Award winning home for 'Dino' - Central Queensland Today

2022-07-10 01:07:59 By : Mr. Jeff Song

It’s been a long road to the top for award-winning architect Brian Hooper and for the community of the western Queensand town of Muttaburra.

The Muttaburrasaurus Interpretation Centre, designed by Yeppoon architect Brian, is an outdoor museum that showcases the history of the most complete fossilised dinosaur skeleton found in Australia.

The museum won the prestigious FDG Stanley Award for Public Architecture at the Australian Institute of Architects’ Queensland Architecture Awards, presented at the State Library of Queensland in Brisbane on Friday, 24 June, as well as receiving a commendation in the Sustainable Architecture category.

It’s not the one-man architectural firm’s first award for projects based in Western CQ – Brian has also worked on Barcaldine’s Tree of Knowledge project and Globe Hotel Development, which have won national awards in past years.

Brian said the genesis of the Muttaburrasaurus Interpretation Centre project dated back more than 10 years ago when he was approached by then Barcaldine deputy mayor Jenny Gray to design a shed to house a fiberglass cast of the Muttaburrasaurus, nicknamed ‘Dino’.

“Dino was sitting in the park among some pool fencing and some cycads and they wanted to build a rudimentary shed around it,” he said.

“Time got away from me, but I thought we could do better than a shed and when I ran into Jenny again a year later I started sketching some designs.

“At that stage council wasn’t involved, just the community of Muttaburra, who had no money, no funds to build this thing.

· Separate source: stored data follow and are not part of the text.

__global__ __launch_bounds__(512, 1) void mask_tail_kernel(const ConvArgs a, const unsigned int x_bytes, const unsigned int w_bytes) {
    constexpr int BM = 128, BN = 256, NW = 8, GA = 2, GB = 4, NDMA = GA + GB, NTAP = 4;
    constexpr int TILE_FLOATS = (BM + BN) * BK;
    __shared__ __attribute__((aligned(16))) float lds[3 * TILE_FLOATS + 4 * BM + 2 * 256 + 4 + NTAP * BN];
    float* red = lds + 3 * TILE_FLOATS;
    float* wps = red + 4 * BM;
    float* pbs = wps + 2 * 256;
    float* dbias = pbs + 4;
    const int tid = threadIdx.x, lane = tid & 63;
    const int wave = __builtin_amdgcn_readfirstlane(tid >> 6);
    const int wm = wave >> 2, wn = wave & 3;
    const int l15 = lane & 15, lq = lane >> 4;
    const int m0 = amp::xcd_remap(blockIdx.x, a.nblk) * BM;
    const __amdgpu_buffer_rsrc_t rsrc_x = __builtin_amdgcn_make_buffer_rsrc(const_cast<float*>(a.x), 0, x_bytes, 0x00020000);
    const __amdgpu_buffer_rsrc_t rsrc_w = __builtin_amdgcn_make_buffer_rsrc(const_cast<float*>(a.w), 0, w_bytes, 0x00020000);
    const int srow = lane >> 3, spos = lane & 7;
    unsigned int a_voff[GA], b_voff[GB];
#pragma unroll
    for (int g = 0; g < GA; ++g) {
        const int r = wave * (BM / NW) + 8 * g + srow;
        const int m = m0 + r;
        a_voff[g] = (m < a.M) ? (unsigned int)(((size_t)m * a.Cin + 4 * (spos ^ ((r >> 1) & 7))) * 4) : OOB_VOFF;
    }
#pragma unroll
    for (int g = 0; g < GB; ++g) {
        const int r = wave * (BN / NW) + 8 * g + srow;
        const int n = (r & ~63) + swap_channel(r & 63);
        b_voff[g] = (unsigned int)(((size_t)n * a.K + 4 * (spos ^ ((r >> 1) & 7))) * 4);
    }
    const int csteps = a.Cin / BK;
    const int total = NTAP * csteps;
    const int tap_bytes = BN * a.K * 4;
    int s_cs = 0, s_tap = 0;
    auto stage = [&](int buf) {
        float* As = lds + buf * TILE_FLOATS;
        float* Bs = As + BM * BK;
        const int a_soff = s_cs * (BK * 4);
        const int b_soff = s_tap * tap_bytes + s_cs * (BK * 4);
#pragma unroll
        for (int g = 0; g < GA; ++g)
            __builtin_amdgcn_raw_ptr_buffer_load_lds(rsrc_x, (__attribute__((address_space(3))) void*)(As + (wave * (BM / NW) + 8 * g) * BK), 16, (int)a_voff[g], a_soff, 0, 0);
#pragma unroll
        for (int g = 0; g < GB; ++g)
            __builtin_amdgcn_raw_ptr_buffer_load_lds(rsrc_w, (__attribute__((address_space(3))) void*)(Bs + (wave * (BN / NW) + 8 * g) * BK), 16, (int)b_voff[g], b_soff, 0, 0);
        if (++s_cs == csteps) { s_cs = 0; ++s_tap; }
    };
    f32x4 acc[4][4], acx[4][4];
    auto zero_acc = [&]() {
#pragma unroll
        for (int i = 0; i < 4; ++i)
#pragma unroll
            for (int j = 0; j < 4; ++j)
#pragma unroll
                for (int e = 0; e < 4; ++e) { acc[i][j][e] = 0.f; acx[i][j][e] = 0.f; }
    };
    zero_acc();
    const int fo16_hi = 4 * (lq ^ (l15 >> 1)), fo16_lo = 4 * ((4 + lq) ^ (l15 >> 1));
    stage(0);
    stage(1);
    const int mw0 = m0 + wm * 64;
    const unsigned int b_first = fastdiv(min((unsigned int)m0, (unsigned int)(a.M - 1)), a.div_howo_mul, a.div_howo_shr);
    {
        const unsigned int b_last = fastdiv(min((unsigned int)(m0 + BM - 1), (unsigned int)(a.M - 1)), a.div_howo_mul, a.div_howo_shr);
        const int slot = tid >> 8, col = tid & 255;
        int c = a.pred_cls[slot ? b_last : b_first];
        c = (c >= 0 && c < a.pred_K) ? c : 0;
        wps[tid] = a.pred_w[(size_t)c * 256 + col];
        if (col == 0) pbs[slot] = a.pred_b[c];
        dbias[tid] = a.shift ? a.shift[tid] : 0.f;
        dbias[512 + tid] = a.shift ? a.shift[512 + tid] : 0.f;
    }
    bool bad = false;
    auto partial_sums = [&](int tap) {
        f32x4 bias[4];
#pragma unroll
        for (int j = 0; j < 4; ++j) bias[j] = *reinterpret_cast<const f32x4*>(dbias + tap * BN + wn * 64 + 32 * (j >> 1) + 8 * lq + 4 * (j & 1));
#pragma unroll
        for (int i = 0; i < 4; ++i) {
            const unsigned int m = min((unsigned int)(mw0 + i * 16 + l15), (unsigned int)(a.M - 1));
            const unsigned int b = fastdiv(m, a.div_howo_mul, a.div_howo_shr);
            const float* wrow = wps + ((b == b_first) ? 0 : 256) + wn * 64 + 8 * lq;
            float sj[4];
#pragma unroll
            for (int j = 0; j < 4; ++j) {
                const f32x4 wp = *reinterpret_cast<const f32x4*>(wrow + 32 * (j >> 1) + 4 * (j & 1));
                float sg = 0.f;
#pragma unroll
                for (int e = 0; e < 4; ++e) {
                    const float v = __fadd_rn(acc[i][j][e], __fmul_rn(acx[i][j][e], 1.0f / LO_SCALE));
                    bad = bad || !(fabsf(v) <= 3.0e38f);
                    const float o = fmaxf(__fadd_rn(v, bias[j][e]), 0.f);
                    sg = __fadd_rn(sg, __fmul_rn(o, wp[e]));
                }
                sj[j] = sg;
            }
            float u0 = __fadd_rn(sj[0], sj[2]), u1 = __fadd_rn(sj[1], sj[3]);
            u0 = __fadd_rn(u0, __shfl_xor(u0, 32)); u1 = __fadd_rn(u1, __shfl_xor(u1, 32));
            u0 = __fadd_rn(u0, __shfl_xor(u0, 16)); u1 = __fadd_rn(u1, __shfl_xor(u1, 16));
            const float sres = __fadd_rn(u0, u1);
            if (lq == 0) red[wn * BM + wm * 64 + i * 16 + l15] = sres;
        }
    };
    auto finish_rows = [&](int tap) {
        const int rl = wm * 64 + lane;
        const int m = m0 + rl;
        if (m < a.M) {
            const unsigned int b = fastdiv((unsigned int)m, a.div_howo_mul, a.div_howo_shr);
            const unsigned int rem = (unsigned int)m - b * (unsigned int)(a.Ho * a.Wo);
            const unsigned int oy = fastdiv(rem, a.div_wo_mul, a.div_wo_shr);
            const unsigned int ox = rem - oy * (unsigned int)a.Wo;
            float x = __fadd_rn(__fadd_rn(__fadd_rn(red[rl], red[BM + rl]), red[2 * BM + rl]), red[3 * BM + rl]);
            x = __fadd_rn(x, pbs[(b == b_first) ? 0 : 1]);
            const float p = __fdiv_rn(1.0f, __fadd_rn(1.0f, expf(-x)));
            a.prob[((size_t)b * 2 * a.Ho + 2 * oy + (tap >> 1)) * (2 * a.Wo) + 2 * ox + (tap & 1)] = p;
        }
    };
    int cur = 0, nxt = 2, c_cs = 0, c_tap = 0;
    auto open_step = [&](int step) {
        if (step + 1 < total) __builtin_amdgcn_s_waitcnt(0x0070 | NDMA);
        else __builtin_amdgcn_s_waitcnt(0x0070);
        asm volatile("" ::: "memory");
        __builtin_amdgcn_s_barrier();
        asm volatile("" ::: "memory");
    };
    auto advance = [&]() {
        cur = (cur == 2) ? 0 : cur + 1;
        nxt = (nxt == 2) ? 0 : nxt + 1;
        if (++c_cs == csteps) { c_cs = 0; ++c_tap; }
    };
    F16x3Frags<4, 4> fr;
    const float* As0 = lds + (wm * 64 + l15) * BK;
    const float* Bs0 = lds + BM * BK + (wn * 64 + l15) * BK;
    if (wave < NW / 2) {
        for (int step = 0; step < total; ++step) {
            open_step(step);
            if (c_cs == 0 && c_tap > 0 && wn == 0) finish_rows(c_tap - 1);
            f16x3_load16<4, 4>(As0 + cur * TILE_FLOATS, Bs0 + cur * TILE_FLOATS, fo16_hi, fo16_lo, fr);
            __builtin_amdgcn_sched_barrier(0);
            if (step + 2 < total) stage(nxt);
            __builtin_amdgcn_sched_barrier(0);
            __builtin_amdgcn_s_barrier();
            __builtin_amdgcn_s_setprio(1);
            f16x3_mfma16<4, 4, true>(fr, acc, acx);
            __builtin_amdgcn_s_setprio(0);
            __builtin_amdgcn_sched_barrier(0);
            if (c_cs == csteps - 1) { partial_sums(c_tap); zero_acc(); }
            advance();
        }
    } else {
        for (int step = 0; step < total; ++step) {
            open_step(step);
            __builtin_amdgcn_s_setprio(1);
            if (step > 0) f16x3_mfma16<4, 4, true>(fr, acc, acx);
            __builtin_amdgcn_s_setprio(0);
            __builtin_amdgcn_sched_barrier(0);
            const bool tap_done = c_cs == 0 && c_tap > 0;
            if (tap_done) { partial_sums(c_tap - 1); zero_acc(); __builtin_amdgcn_s_waitcnt(0xc07f); }
            __builtin_amdgcn_s_barrier();
            if (tap_done && wn == 0) finish_rows(c_tap - 1);
            f16x3_load16<4, 4>(As0 + cur * TILE_FLOATS, Bs0 + cur * TILE_FLOATS, fo16_hi, fo16_lo, fr);
            __builtin_amdgcn_sched_barrier(0);
            if (step + 2 < total) stage(nxt);
            __builtin_amdgcn_sched_barrier(0);
            advance();
        }
        f16x3_mfma16<4, 4, true>(fr, acc, acx);
        partial_sums(NTAP - 1);
    }
    __syncthreads();
    if (wn == 0) finish_rows(NTAP - 1);
    if (bad) atomicOr(a.range_flag, 1);
}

“Initially I was working pro bono as it was a ‘love job’ and a nice little project, but eventually Barcaldine Regional Council took the project over and were able to put some of their own money in, as well as apply for state funding.”

Brian said the project had been gestating for some time, from his earliest emails in 2011 to the building’s completion in 2018 and the exhibition component’s competition last year.

One of the major concerns was how to create something with architectural merit but without the ongoing costs.

“A lot of projects fall over after three or four years because they don’t generate the income to keep it running successfully,” he said.

“In this case, there wasn’t any money to man the building, so we had to make it robust – in terms of its economic benefits it’s a massive drawcard for the town but it doesn’t cost them anything at all as there’s zero maintenance.

“They don’t even have to clean it, just get a leaf blower in there every now and then to blow the dust out.”

The building was open to the public for three years before the interpretive display was completed but was popular even then.

“The idea is to give the visitor a sense of discovery, as that’s what paleontology is all about, the sense of discovery,” he said.

“The dinosaur doesn’t reveal itself until you cross the threshold of the building – the entry also goes up and down, so it feels like you’re going underground a little bit.”

The awards jury praised the centre’s connection to the environment, observing that the building “rises from the landscape as though it was always part of the town’s story”.

They also praised the “striking gabion walls made from local stone” and the lightweight roof – “a floating orb structure that invites natural daylight and ventilation into the space”.

Brian started his own business in 1998 in Brisbane, before relocating back to Yeppoon from Brisbane in 2001.

“I’ve been fortunate to get to work on some pretty exciting projects over the years and have done a lot of collaborative work with some fantastic partners,” he said.

“I’m very fortunate as a sole practitioner in a very regional area to be able to do these rather unique projects.”

Some of his favourite projects include the Tree of Knowledge and the Globe Hotel, as well as a toilet block on the Yeppoon beachfront made from precast concrete pipes and the ceiling at The Rocks restaurant which incorporates a 14th century Arabic poem.

“I’m always looking at finding a point of difference rather than doing the rote response,” he said.

“Having a unique approach to the design process brings unique architectural outcomes – it’s about bringing that vision that no-one else has.”